Information shown:
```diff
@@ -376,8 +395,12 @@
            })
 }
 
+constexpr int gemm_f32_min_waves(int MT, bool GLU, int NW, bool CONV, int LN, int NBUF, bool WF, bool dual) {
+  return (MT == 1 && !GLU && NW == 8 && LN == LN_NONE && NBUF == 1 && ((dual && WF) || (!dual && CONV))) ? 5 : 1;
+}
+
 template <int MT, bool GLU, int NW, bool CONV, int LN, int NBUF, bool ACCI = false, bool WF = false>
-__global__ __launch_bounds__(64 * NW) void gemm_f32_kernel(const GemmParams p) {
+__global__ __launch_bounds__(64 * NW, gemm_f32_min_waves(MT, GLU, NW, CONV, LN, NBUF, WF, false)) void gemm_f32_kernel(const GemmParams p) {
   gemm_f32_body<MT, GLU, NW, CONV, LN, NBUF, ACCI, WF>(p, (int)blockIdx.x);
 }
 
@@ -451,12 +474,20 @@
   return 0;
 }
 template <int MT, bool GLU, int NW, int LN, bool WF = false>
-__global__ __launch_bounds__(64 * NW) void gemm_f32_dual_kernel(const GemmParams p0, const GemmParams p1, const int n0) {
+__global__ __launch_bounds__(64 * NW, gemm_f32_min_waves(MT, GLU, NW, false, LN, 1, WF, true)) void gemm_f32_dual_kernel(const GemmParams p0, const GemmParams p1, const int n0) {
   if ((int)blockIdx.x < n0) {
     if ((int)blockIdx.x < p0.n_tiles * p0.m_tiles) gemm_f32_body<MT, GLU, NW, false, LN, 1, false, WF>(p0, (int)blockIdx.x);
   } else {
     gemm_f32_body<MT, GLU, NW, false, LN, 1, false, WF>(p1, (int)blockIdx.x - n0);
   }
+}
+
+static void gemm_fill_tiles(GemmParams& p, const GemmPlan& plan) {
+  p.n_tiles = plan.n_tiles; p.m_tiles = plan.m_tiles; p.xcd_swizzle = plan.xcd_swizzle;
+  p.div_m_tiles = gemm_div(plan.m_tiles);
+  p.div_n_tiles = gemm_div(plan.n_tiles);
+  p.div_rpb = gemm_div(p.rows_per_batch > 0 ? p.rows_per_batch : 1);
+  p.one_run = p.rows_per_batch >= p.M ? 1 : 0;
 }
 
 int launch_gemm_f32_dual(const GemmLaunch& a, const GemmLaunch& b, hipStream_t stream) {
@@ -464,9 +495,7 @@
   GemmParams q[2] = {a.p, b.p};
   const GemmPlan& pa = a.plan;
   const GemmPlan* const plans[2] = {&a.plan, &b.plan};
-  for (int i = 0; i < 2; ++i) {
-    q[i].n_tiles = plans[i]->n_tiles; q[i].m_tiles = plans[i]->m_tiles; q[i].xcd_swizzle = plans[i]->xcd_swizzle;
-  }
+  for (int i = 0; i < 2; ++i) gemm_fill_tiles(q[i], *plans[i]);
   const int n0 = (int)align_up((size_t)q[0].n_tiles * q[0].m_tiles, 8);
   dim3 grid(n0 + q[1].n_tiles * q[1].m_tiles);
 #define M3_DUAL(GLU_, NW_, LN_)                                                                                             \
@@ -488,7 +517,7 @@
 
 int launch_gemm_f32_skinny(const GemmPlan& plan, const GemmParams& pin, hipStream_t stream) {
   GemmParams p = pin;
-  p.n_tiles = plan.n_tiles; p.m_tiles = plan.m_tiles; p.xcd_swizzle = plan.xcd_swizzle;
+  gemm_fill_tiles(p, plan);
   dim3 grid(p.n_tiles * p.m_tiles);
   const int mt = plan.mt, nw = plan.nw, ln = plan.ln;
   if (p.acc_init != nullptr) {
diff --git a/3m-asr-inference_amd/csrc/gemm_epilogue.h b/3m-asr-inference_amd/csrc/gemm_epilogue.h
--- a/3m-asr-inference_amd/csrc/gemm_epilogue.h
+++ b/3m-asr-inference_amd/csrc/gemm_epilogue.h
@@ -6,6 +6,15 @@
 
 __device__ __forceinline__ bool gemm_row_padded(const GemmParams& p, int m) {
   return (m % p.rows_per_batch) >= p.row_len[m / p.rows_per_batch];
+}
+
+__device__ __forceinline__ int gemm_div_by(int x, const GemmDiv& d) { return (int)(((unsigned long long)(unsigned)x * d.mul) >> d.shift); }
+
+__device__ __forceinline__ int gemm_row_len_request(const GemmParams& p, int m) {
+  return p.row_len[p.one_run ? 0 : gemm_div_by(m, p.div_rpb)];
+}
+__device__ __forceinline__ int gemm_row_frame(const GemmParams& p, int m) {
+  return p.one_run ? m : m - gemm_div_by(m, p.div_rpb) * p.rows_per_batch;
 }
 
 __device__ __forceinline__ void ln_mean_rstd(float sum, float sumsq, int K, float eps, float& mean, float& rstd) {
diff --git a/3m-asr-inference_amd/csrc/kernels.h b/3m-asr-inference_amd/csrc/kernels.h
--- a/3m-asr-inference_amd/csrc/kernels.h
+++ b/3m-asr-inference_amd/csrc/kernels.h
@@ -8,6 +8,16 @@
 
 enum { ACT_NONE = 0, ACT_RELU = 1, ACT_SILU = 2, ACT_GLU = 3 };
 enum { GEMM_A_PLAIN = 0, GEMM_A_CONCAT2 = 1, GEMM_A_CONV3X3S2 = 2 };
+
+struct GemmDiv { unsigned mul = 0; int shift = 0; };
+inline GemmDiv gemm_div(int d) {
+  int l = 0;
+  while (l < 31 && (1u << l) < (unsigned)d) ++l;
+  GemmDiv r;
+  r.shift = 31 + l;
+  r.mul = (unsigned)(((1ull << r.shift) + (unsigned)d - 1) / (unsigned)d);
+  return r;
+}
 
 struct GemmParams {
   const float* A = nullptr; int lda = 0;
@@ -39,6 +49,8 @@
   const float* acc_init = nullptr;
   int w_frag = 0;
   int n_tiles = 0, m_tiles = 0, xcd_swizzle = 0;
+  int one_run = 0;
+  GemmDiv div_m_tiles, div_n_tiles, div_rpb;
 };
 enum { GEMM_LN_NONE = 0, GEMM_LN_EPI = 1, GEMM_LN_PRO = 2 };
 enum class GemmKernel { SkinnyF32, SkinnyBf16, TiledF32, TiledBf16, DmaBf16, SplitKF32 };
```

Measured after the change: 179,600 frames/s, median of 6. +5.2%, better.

---

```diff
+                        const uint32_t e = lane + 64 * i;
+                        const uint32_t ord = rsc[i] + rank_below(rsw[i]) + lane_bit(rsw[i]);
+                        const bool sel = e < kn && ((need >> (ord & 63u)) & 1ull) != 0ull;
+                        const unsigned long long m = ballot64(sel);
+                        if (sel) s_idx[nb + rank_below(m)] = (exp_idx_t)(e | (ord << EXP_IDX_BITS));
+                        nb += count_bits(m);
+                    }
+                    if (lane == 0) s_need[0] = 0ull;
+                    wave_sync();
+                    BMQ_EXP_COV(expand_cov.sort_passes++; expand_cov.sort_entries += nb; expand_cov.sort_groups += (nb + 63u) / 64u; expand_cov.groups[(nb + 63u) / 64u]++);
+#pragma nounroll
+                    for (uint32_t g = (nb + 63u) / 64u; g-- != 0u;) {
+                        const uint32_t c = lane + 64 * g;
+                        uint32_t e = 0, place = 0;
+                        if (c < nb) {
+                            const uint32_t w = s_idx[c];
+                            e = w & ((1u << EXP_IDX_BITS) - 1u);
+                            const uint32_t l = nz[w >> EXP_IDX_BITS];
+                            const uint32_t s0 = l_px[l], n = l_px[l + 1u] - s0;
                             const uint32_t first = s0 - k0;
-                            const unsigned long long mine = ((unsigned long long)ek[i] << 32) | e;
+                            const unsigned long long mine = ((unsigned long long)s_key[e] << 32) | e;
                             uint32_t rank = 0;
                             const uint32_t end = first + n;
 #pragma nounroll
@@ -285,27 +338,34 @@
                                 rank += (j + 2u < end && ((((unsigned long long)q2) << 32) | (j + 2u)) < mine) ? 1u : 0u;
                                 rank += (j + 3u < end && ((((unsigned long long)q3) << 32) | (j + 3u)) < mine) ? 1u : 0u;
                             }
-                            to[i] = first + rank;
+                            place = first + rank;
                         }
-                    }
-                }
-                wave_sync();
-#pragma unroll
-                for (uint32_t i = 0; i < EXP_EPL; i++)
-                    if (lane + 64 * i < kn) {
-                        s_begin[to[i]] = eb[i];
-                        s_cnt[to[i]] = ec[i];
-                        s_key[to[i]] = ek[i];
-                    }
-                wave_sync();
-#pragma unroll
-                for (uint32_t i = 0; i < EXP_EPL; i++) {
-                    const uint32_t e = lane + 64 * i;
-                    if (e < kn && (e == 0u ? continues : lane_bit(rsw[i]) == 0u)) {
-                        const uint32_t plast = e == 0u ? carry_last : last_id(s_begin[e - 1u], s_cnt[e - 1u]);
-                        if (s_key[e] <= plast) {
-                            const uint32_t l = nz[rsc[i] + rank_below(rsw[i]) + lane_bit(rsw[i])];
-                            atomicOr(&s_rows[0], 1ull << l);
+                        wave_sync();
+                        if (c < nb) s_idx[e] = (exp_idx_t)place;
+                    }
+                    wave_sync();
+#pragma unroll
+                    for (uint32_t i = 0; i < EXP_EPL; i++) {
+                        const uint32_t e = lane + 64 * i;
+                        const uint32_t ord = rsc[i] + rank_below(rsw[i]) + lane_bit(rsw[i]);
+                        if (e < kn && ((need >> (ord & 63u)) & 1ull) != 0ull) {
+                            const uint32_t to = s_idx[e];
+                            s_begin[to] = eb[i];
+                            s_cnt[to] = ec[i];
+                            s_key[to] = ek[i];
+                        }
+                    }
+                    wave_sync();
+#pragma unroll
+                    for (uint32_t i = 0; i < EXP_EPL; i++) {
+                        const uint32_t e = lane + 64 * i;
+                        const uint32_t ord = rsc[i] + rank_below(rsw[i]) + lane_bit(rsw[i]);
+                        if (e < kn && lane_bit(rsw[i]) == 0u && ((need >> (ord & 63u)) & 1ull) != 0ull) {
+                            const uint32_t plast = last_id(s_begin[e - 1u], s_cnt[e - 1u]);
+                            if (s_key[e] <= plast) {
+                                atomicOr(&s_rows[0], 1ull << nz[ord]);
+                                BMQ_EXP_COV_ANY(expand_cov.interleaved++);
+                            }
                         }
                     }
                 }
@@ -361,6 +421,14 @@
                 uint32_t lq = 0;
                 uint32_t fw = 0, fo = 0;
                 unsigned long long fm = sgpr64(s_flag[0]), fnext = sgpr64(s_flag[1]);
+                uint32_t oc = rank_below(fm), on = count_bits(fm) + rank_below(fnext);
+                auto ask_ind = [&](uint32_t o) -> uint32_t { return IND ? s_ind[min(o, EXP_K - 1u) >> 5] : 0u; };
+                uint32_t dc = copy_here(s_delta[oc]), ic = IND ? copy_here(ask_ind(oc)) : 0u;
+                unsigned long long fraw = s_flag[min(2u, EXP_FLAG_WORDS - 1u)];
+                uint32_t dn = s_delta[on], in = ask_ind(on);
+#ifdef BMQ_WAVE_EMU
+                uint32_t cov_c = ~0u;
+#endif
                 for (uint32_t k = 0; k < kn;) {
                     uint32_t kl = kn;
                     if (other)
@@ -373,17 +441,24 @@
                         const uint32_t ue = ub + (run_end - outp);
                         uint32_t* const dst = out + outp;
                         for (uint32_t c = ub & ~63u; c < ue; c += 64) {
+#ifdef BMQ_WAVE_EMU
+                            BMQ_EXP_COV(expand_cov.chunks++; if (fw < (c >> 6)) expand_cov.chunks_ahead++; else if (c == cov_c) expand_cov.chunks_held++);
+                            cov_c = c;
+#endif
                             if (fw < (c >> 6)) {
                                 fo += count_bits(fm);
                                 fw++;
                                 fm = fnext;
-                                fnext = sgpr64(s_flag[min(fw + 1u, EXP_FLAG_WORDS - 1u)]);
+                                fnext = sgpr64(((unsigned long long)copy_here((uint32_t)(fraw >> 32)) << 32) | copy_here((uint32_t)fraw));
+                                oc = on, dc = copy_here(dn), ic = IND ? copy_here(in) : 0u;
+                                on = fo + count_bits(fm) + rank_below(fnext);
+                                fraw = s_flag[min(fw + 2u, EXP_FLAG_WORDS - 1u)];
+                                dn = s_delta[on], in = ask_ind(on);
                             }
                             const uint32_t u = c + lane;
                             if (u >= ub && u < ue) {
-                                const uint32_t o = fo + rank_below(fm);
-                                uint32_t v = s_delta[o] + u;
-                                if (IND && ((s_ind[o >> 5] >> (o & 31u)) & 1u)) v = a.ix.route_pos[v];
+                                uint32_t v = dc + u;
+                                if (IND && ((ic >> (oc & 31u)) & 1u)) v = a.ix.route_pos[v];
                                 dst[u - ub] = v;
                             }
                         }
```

Assigned task:
Across the material above, count every line holding "stream" and write down only the number.

Answer to this problem:
2